TASK REQUIREMENTS. While reading through the material below, copy each line that holds the word "sorted".

DATA FOR THE TASK.
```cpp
template <class K, class Batch>
__device__ __forceinline__ void bk_chain_loop(const typename K::Env env, const Batch b) {
    const uint32_t lane = threadIdx.x;
    uint32_t* my = env.my;
    uint32_t* mydesc = my + 8u * K::ROWS;
    const size_t pl = b.slot;
    const uint32_t cap = b.n_streams * 256u;
    BkTaskLists lists; lists.load(b.counters);
    const uint32_t total = lists.total();

    bool has_task = false, exhausted = false;
    uint32_t run_i = 0, nruns = 0, left = 0, idx = 0;
    typename K::Slot cur = K::slot(b, 0u); const auto* cur_sorted = b.sorted;
    uint32_t nt_stage = 0, nt_tid = 0;
    u32x4 nd0 = {0u, 0u, 0u, 0u}, nd1 = {0u, 0u, 0u, 0u};
    uint32_t win_cur = 0, win_end = 0, nxt_val = 0, nxt_w = 0;
    const uint32_t long_end = lists.ends[3];
    bool nxt_pending = false, drained = false;
    typename K::Group e_next = {}; uint32_t m_next = 0;
    typename K::Out out = {};
    uint32_t m_prev = 0; typename K::Slot prev = cur;

    for (;;) {
        typename K::Group e = e_next; const uint32_t m = m_next;
        if (m_prev & BK_VALID) K::store(prev, m_prev, out);
        {
            const bool adv = has_task && left == 0u, more = run_i < nruns;
            const uint32_t d = mydesc[run_i & 7u];
            if (adv && more) { left = d >> 16; idx = d & 0xffffu; ++run_i; }
            if (adv && !more) has_task = false;
        }
        {
            const bool fetch_ = has_task && left != 0u;
            const uint32_t base = idx & ~7u, first_ = idx & 7u;
            const uint32_t cnt_ = left < 8u - first_ ? left : 8u - first_;
            const auto* lp = fetch_ ? cur_sorted + base : b.sorted;
            e_next = *(const typename K::Group*)lp;
            m_next = fetch_ ? (base | (first_ << 16) | (cnt_ << 20) | BK_VALID) : 0u;
            idx += fetch_ ? cnt_ : 0u; left -= fetch_ ? cnt_ : 0u;
        }
        BK_OPAQUE(e);
        m_prev = m; prev = cur;
        if (m & BK_VALID) out = K::code(env, e, (m >> 16) & 15u, (m >> 20) & 15u, out);
        if (!has_task && !(m_next & BK_VALID) && nt_stage == 3u) {
            BK_OPAQUE(nd0); BK_OPAQUE(nd1);
            uint32_t n = 0;
            const uint32_t dsc[8] = {nd0.x, nd0.y, nd0.z, nd0.w, nd1.x, nd1.y, nd1.z, nd1.w};
#pragma unroll
            for (uint32_t j = 0; j < 8u; ++j) if (dsc[j] >> 16) { mydesc[n] = dsc[j] + j * BK_PIECE; ++n; }
            nruns = n; run_i = 0u;
            bk_rows_reset(my, K::ROWS);
            const size_t off = (size_t)(nt_tid >> 8) * pl;
            cur = K::slot(b, off); cur_sorted = b.sorted + off;
            left = 0u; has_task = true; nt_stage = 0u;
        }
        const bool want = nt_stage == 0u && !exhausted;
        if (nt_stage == 2u) nt_stage = 3u;
        else if (nt_stage == 1u) {
            BK_OPAQUE(nt_tid);
            const u32x4* dp = (const u32x4*)(b.desc + (size_t)nt_tid * 8u);
            nd0 = dp[0]; nd1 = dp[1];
            nt_stage = 2u;
        }
        const unsigned long long wm = __ballot(want);
        if (wm) {
            if (win_cur == win_end && nxt_pending) {
                BK_OPAQUE(nxt_val);
                const uint32_t basev = (uint32_t)__builtin_amdgcn_readfirstlane((int)nxt_val);
                nxt_pending = false;
                if (basev >= total) { drained = true; win_cur = win_end = total; }
                else { win_cur = basev; win_end = basev + nxt_w < total ? basev + nxt_w : total; }
            }
            const uint32_t avail = win_end - win_cur, asked = (uint32_t)__popcll(wm);
            const uint32_t rank = lanes_below(wm);
            if (want) {
                if (rank < avail) {
                    const uint32_t t = win_cur + rank;
                    nt_tid = *lists.at(b.tasks, cap, t);
                    nt_stage = 1u;
                } else if (drained) exhausted = true;
            }
            win_cur += asked < avail ? asked : avail;
        }
        const uint32_t want_w = win_end < long_end ? 64u : BK_WINDOW;
        if (!nxt_pending && !drained && win_end - win_cur < want_w / 2u) {
            nxt_w = want_w;
            if (lane == 0u) nxt_val = atomicAdd(&b.counters[BK_CLAIM], want_w);
            nxt_pending = true;
        }
        const bool done = !has_task && !(m_next & BK_VALID) && !(m_prev & BK_VALID) && nt_stage == 0u && exhausted;
        if (__ballot(!done) == 0ull) break;
    }
}
#undef BK_OPAQUE

}
#endif
```
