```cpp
template <bool CONJ, typename T>
PEKF_DEV Sym4T<T> sym_rotate(const double *q, const Sym4T<T> &S) {
    const double p[4][4] = {{S.a00, S.a01, S.a02, S.a03}, {S.a01, S.a11, S.a12, S.a13},
                            {S.a02, S.a12, S.a22, S.a23}, {S.a03, S.a13, S.a23, S.a33}};
    double t[4][4], o[4][4];
#pragma unroll
    for (int j = 0; j < 4; ++j) {
        double c[4];
        qmul_left<CONJ>(q, p[j], c);
#pragma unroll
        for (int i = 0; i < 4; ++i) t[i][j] = c[i];
    }
#pragma unroll
    for (int i = 0; i < 4; ++i) qmul_left<CONJ>(q, t[i], o[i]);
    return {(T)o[0][0], (T)o[0][1], (T)o[0][2], (T)o[0][3], (T)o[1][1],
            (T)o[1][2], (T)o[1][3], (T)o[2][2], (T)o[2][3], (T)o[3][3]};
}

template <bool FAST>
PEKF_DEV float recip(float x) {
    if (!FAST) return 1.0f / x;
    float r = __builtin_amdgcn_rcpf(x);
    return fmaf(r, fmaf(-x, r, 1.0f), r);
}

template <typename T>
PEKF_DEV Sym4T<T> innovation_cov2(const Sym4T<T> &P, const T *h, const T *w, T th2, const T *x, T n2, T g2, T r2,
                                  T g2x) {
    const T sp = P.a00 + P.a11, dp = P.a11 - P.a00, sq = P.a22 + P.a33, dq = P.a22 - P.a33;
    const T tr = sp + sq, d11 = sq - sp, d22 = dp - dq, d33 = dp + dq;
    const T u0 = fma(d11, h[0], fma(P.a03 - P.a12, w[1], -(P.a02 + P.a13) * w[2]));
    const T u1 = fma(d22, h[1], fma(P.a01 - P.a23, w[2], -(P.a03 + P.a12) * w[0]));
    const T u2 = fma(d33, h[2], fma(P.a02 - P.a13, w[0], -(P.a01 + P.a23) * w[1]));
    const T uh = fma(u0, h[0], fma(u1, h[1], u2 * h[2]));
    const T c0 = fma(u1, h[2], -u2 * h[1]), c1 = fma(u2, h[0], -u0 * h[2]);
    const T c2 = fma(u0, h[1], -u1 * h[0]);
    const T nt = T(-2) * th2;
    const T base = fma(th2, tr, fma(g2, n2, r2));
    const T b0 = base - uh, bk = base + uh;
    const T gx0 = g2x * x[0], gx1 = g2x * x[1], gx2 = g2x * x[2], gx3 = g2x * x[3];
    Sym4T<T> o;
    o.a00 = fma(nt, P.a00, fma(-gx0, x[0], b0));
    o.a01 = fma(nt, P.a01, fma(-gx0, x[1], c0));
    o.a02 = fma(nt, P.a02, fma(-gx0, x[2], c1));
    o.a03 = fma(nt, P.a03, fma(-gx0, x[3], c2));
    o.a11 = fma(nt, P.a11, fma(-gx1, x[1], fma(-u0, w[0], bk)));
    o.a22 = fma(nt, P.a22, fma(-gx2, x[2], fma(-u1, w[1], bk)));
    o.a33 = fma(nt, P.a33, fma(-gx3, x[3], fma(-u2, w[2], bk)));
    o.a12 = fma(nt, P.a12, fma(-gx1, x[2], -fma(u0, h[1], u1 * h[0])));
    o.a13 = fma(nt, P.a13, fma(-gx1, x[3], -fma(u0, h[2], u2 * h[0])));
    o.a23 = fma(nt, P.a23, fma(-gx2, x[3], -fma(u1, h[2], u2 * h[1])));
    return o;
}

template <typename T>
PEKF_DEV Sym4T<T> innovation_cov_n(const Sym4T<T> &N, const T *h, const T *w, T th2, const T *x, T n2, T gb, T rb,
                                   T gbx) {
    const T sp = N.a00 + N.a11, dp = N.a11 - N.a00, sq = N.a22 + N.a33, dq = N.a22 - N.a33;
    const T tr = sp + sq, d11 = sq - sp, d22 = dp - dq, d33 = dp + dq;
    const T u0 = fma(d11, h[0], fma(N.a12 - N.a03, w[1], (N.a02 + N.a13) * w[2]));
    const T u1 = fma(d22, h[1], fma(N.a01 - N.a23, w[2], (N.a03 + N.a12) * w[0]));
    const T u2 = fma(d33, h[2], fma(N.a13 - N.a02, w[0], -(N.a01 + N.a23) * w[1]));
    const T uh = fma(u0, h[0], fma(u1, h[1], u2 * h[2]));
    const T c0 = fma(u1, h[2], -u2 * h[1]), c1 = fma(u2, h[0], -u0 * h[2]);
    const T c2 = fma(u0, h[1], -u1 * h[0]);
    const T nt = T(-2) * th2;
    const T base = fma(th2, tr + rb, fma(gb, n2, rb));
    const T b0 = base - uh, bk = base + uh;
    const T gx0 = gbx * x[0], gx1 = gbx * x[1], gx2 = gbx * x[2], gx3 = gbx * x[3];
    Sym4T<T> o;
    o.a00 = fma(nt, N.a00, fma(-gx0, x[0], b0));
    o.a01 = fma(nt, N.a01, fma(-gx0, x[1], c0));
    o.a02 = fma(-nt, N.a02, fma(-gx0, x[2], c1));
    o.a03 = fma(-nt, N.a03, fma(-gx0, x[3], c2));
    o.a11 = fma(nt, N.a11, fma(-gx1, x[1], fma(-u0, w[0], bk)));
    o.a22 = fma(nt, N.a22, fma(-gx2, x[2], fma(-u1, w[1], bk)));
    o.a33 = fma(nt, N.a33, fma(-gx3, x[3], fma(-u2, w[2], bk)));
    o.a12 = fma(-nt, N.a12, fma(-gx1, x[2], -fma(u0, h[1], u1 * h[0])));
    o.a13 = fma(-nt, N.a13, fma(-gx1, x[3], -fma(u0, h[2], u2 * h[0])));
    o.a23 = fma(nt, N.a23, fma(-gx2, x[3], -fma(u1, h[2], u2 * h[1])));
    return o;
}

PEKF_DEV Sym4 innovation_cov_n_w(const Sym4 &N, const double *w, double th2x2, const double *x, double n2, double gb,
                                 double rb, double rbh, double gbx) {
    const double sp = N.a00 + N.a11, dp = N.a11 - N.a00, sq = N.a22 + N.a33, dq = N.a22 - N.a33;
    const double trh = add_half(sp, sq) + rbh;
    const double d11h = sub_half(sq, sp), d22h = sub_half(dp, dq), d33h = add_half(dp, dq);
    const double u0 = fma(d11h, w[0], fma(N.a12 - N.a03, w[1], (N.a02 + N.a13) * w[2]));
    const double u1 = fma(d22h, w[1], fma(N.a01 - N.a23, w[2], (N.a03 + N.a12) * w[0]));
    const double u2 = fma(d33h, w[2], fma(N.a13 - N.a02, w[0], -(N.a01 + N.a23) * w[1]));
    const double uh = fma_half(u0, w[0], fma(u1, w[1], u2 * w[2]));
    const double c0 = fma_half_nc(u1, w[2], u2 * w[1]), c1 = fma_half_nc(u2, w[0], u0 * w[2]);
    const double c2 = fma_half_nc(u0, w[1], u1 * w[0]);
    const double base = fma(th2x2, trh, fma(gb, n2, rb));
    const double b0 = base - uh, bk = base + uh;
    const double gx0 = gbx * x[0], gx1 = gbx * x[1], gx2 = gbx * x[2], gx3 = gbx * x[3];
    Sym4 o;
    o.a00 = fma(-th2x2, N.a00, fma(-gx0, x[0], b0));
    o.a01 = fma(-th2x2, N.a01, fma(-gx0, x[1], c0));
    o.a02 = fma(th2x2, N.a02, fma(-gx0, x[2], c1));
    o.a03 = fma(th2x2, N.a03, fma(-gx0, x[3], c2));
    o.a11 = fma(-th2x2, N.a11, fma(-gx1, x[1], fma(-u0, w[0], bk)));
    o.a22 = fma(-th2x2, N.a22, fma(-gx2, x[2], fma(-u1, w[1], bk)));
    o.a33 = fma(-th2x2, N.a33, fma(-gx3, x[3], fma(-u2, w[2], bk)));
    o.a12 = fma(th2x2, N.a12, fma(-gx1, x[2], -fma_half(u0, w[1], u1 * w[0])));
    o.a13 = fma(th2x2, N.a13, fma(-gx1, x[3], -fma_half(u0, w[2], u2 * w[0])));
    o.a23 = fma(-th2x2, N.a23, fma(-gx2, x[3], -fma_half(u1, w[2], u2 * w[1])));
    return o;
}

template <typename T, bool FAST = true, bool NEG = false>
PEKF_DEV Sym4T<T> spd_inverse_schur(const Sym4T<T> &S) {
    const T ia = recip<FAST>(S.a00 * S.a11 - S.a01 * S.a01);
    const T p00 = S.a11 * ia, p01 = -S.a01 * ia, p11 = S.a00 * ia;
    const T x00 = p00 * S.a02 + p01 * S.a12, x01 = p00 * S.a03 + p01 * S.a13;
    const T x10 = p01 * S.a02 + p11 * S.a12, x11 = p01 * S.a03 + p11 * S.a13;
    const T c00 = S.a22 - S.a02 * x00 - S.a12 * x10;
    const T c01 = S.a23 - S.a02 * x01 - S.a12 * x11;
    const T c11 = S.a33 - S.a03 * x01 - S.a13 * x11;
    const T ic = NEG ? recip<FAST>(c01 * c01 - c00 * c11) : recip<FAST>(c00 * c11 - c01 * c01);
    const T q00 = c11 * ic, q01 = -c01 * ic, q11 = c00 * ic;
    Sym4T<T> o;
    if (NEG) {
// ... 67 lines not shown
```

### poseestimationkf_amd/csrc/pekf_step.hpp

```cpp
#pragma once

#include <type_traits>

#include "pekf_internal.hpp"
#include "pekf_math.hpp"
#include "pekf_tile.hpp"

namespace pekf {

constexpr int kRunBlock = 256;

#ifndef PEKF_REC_AUX
#define PEKF_REC_AUX 2
#endif

template <bool SOA, typename PT>
__device__ __forceinline__ void load_state(const double *X, const double *P, int64_t b, int64_t batch,
                                           double *x, Sym4T<PT> &S) {
    if (SOA) {
#pragma unroll
        for (int k = 0; k < 4; ++k) x[k] = X[k * batch + b];
        S = {(PT)P[0 * batch + b], (PT)P[1 * batch + b], (PT)P[2 * batch + b], (PT)P[3 * batch + b],
             (PT)P[4 * batch + b], (PT)P[5 * batch + b], (PT)P[6 * batch + b], (PT)P[7 * batch + b],
             (PT)P[8 * batch + b], (PT)P[9 * batch + b]};
// ... 40 lines not shown

    __device__ __forceinline__ RowCursor(const float4 *gd, const float4 *am, const float2 *my, int64_t batch,
                                         int64_t win)
        : g(reinterpret_cast<const char *>(gd)), a(reinterpret_cast<const char *>(am)),
          m(reinterpret_cast<const char *>(my)), row16((uint32_t)batch * 16u), row8((uint32_t)batch * 8u),
          window((int32_t)win) {
        const uint32_t c = (1u << 31) / row16;
        chunk_rows = c ? (int32_t)c : 1;
    }
    __device__ __forceinline__ void start(int32_t r) {
        row = r;
        end = (window - r < chunk_rows) ? window : r + chunk_rows;
        const uint64_t n = (uint64_t)(end - r);
        rg = row_rsrc(g + (uint64_t)r * row16, (int64_t)(n * row16));
        ra = row_rsrc(a + (uint64_t)r * row16, (int64_t)(n * row16));
        rm = row_rsrc(m + (uint64_t)r * row8, (int64_t)(n * row8));
        s16 = 0;
        s8 = 0;
    }
    __device__ __forceinline__ void advance() {
        if (++row == end) {
            start(row == window ? 0 : row);
        } else {
            s16 += row16;
            s8 += row8;
        }
    }
    __device__ __forceinline__ Rec load(uint32_t off16, uint32_t off8) const {
        Rec v;
        v.gd = __builtin_bit_cast(float4, __builtin_amdgcn_raw_buffer_load_b128(rg, off16, s16, PEKF_REC_AUX));
        v.am = __builtin_bit_cast(float4, __builtin_amdgcn_raw_buffer_load_b128(ra, off16, s16, PEKF_REC_AUX));
        v.my = __builtin_bit_cast(float2, __builtin_amdgcn_raw_buffer_load_b64(rm, off8, s8, PEKF_REC_AUX));
        return v;
    }
};
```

SOLUTION TO THE PROBLEM.
    typename K::Slot cur = K::slot(b, 0u); const auto* cur_sorted = b.sorted;
            const auto* lp = fetch_ ? cur_sorted + base : b.sorted;
            cur = K::slot(b, off); cur_sorted = b.sorted + off;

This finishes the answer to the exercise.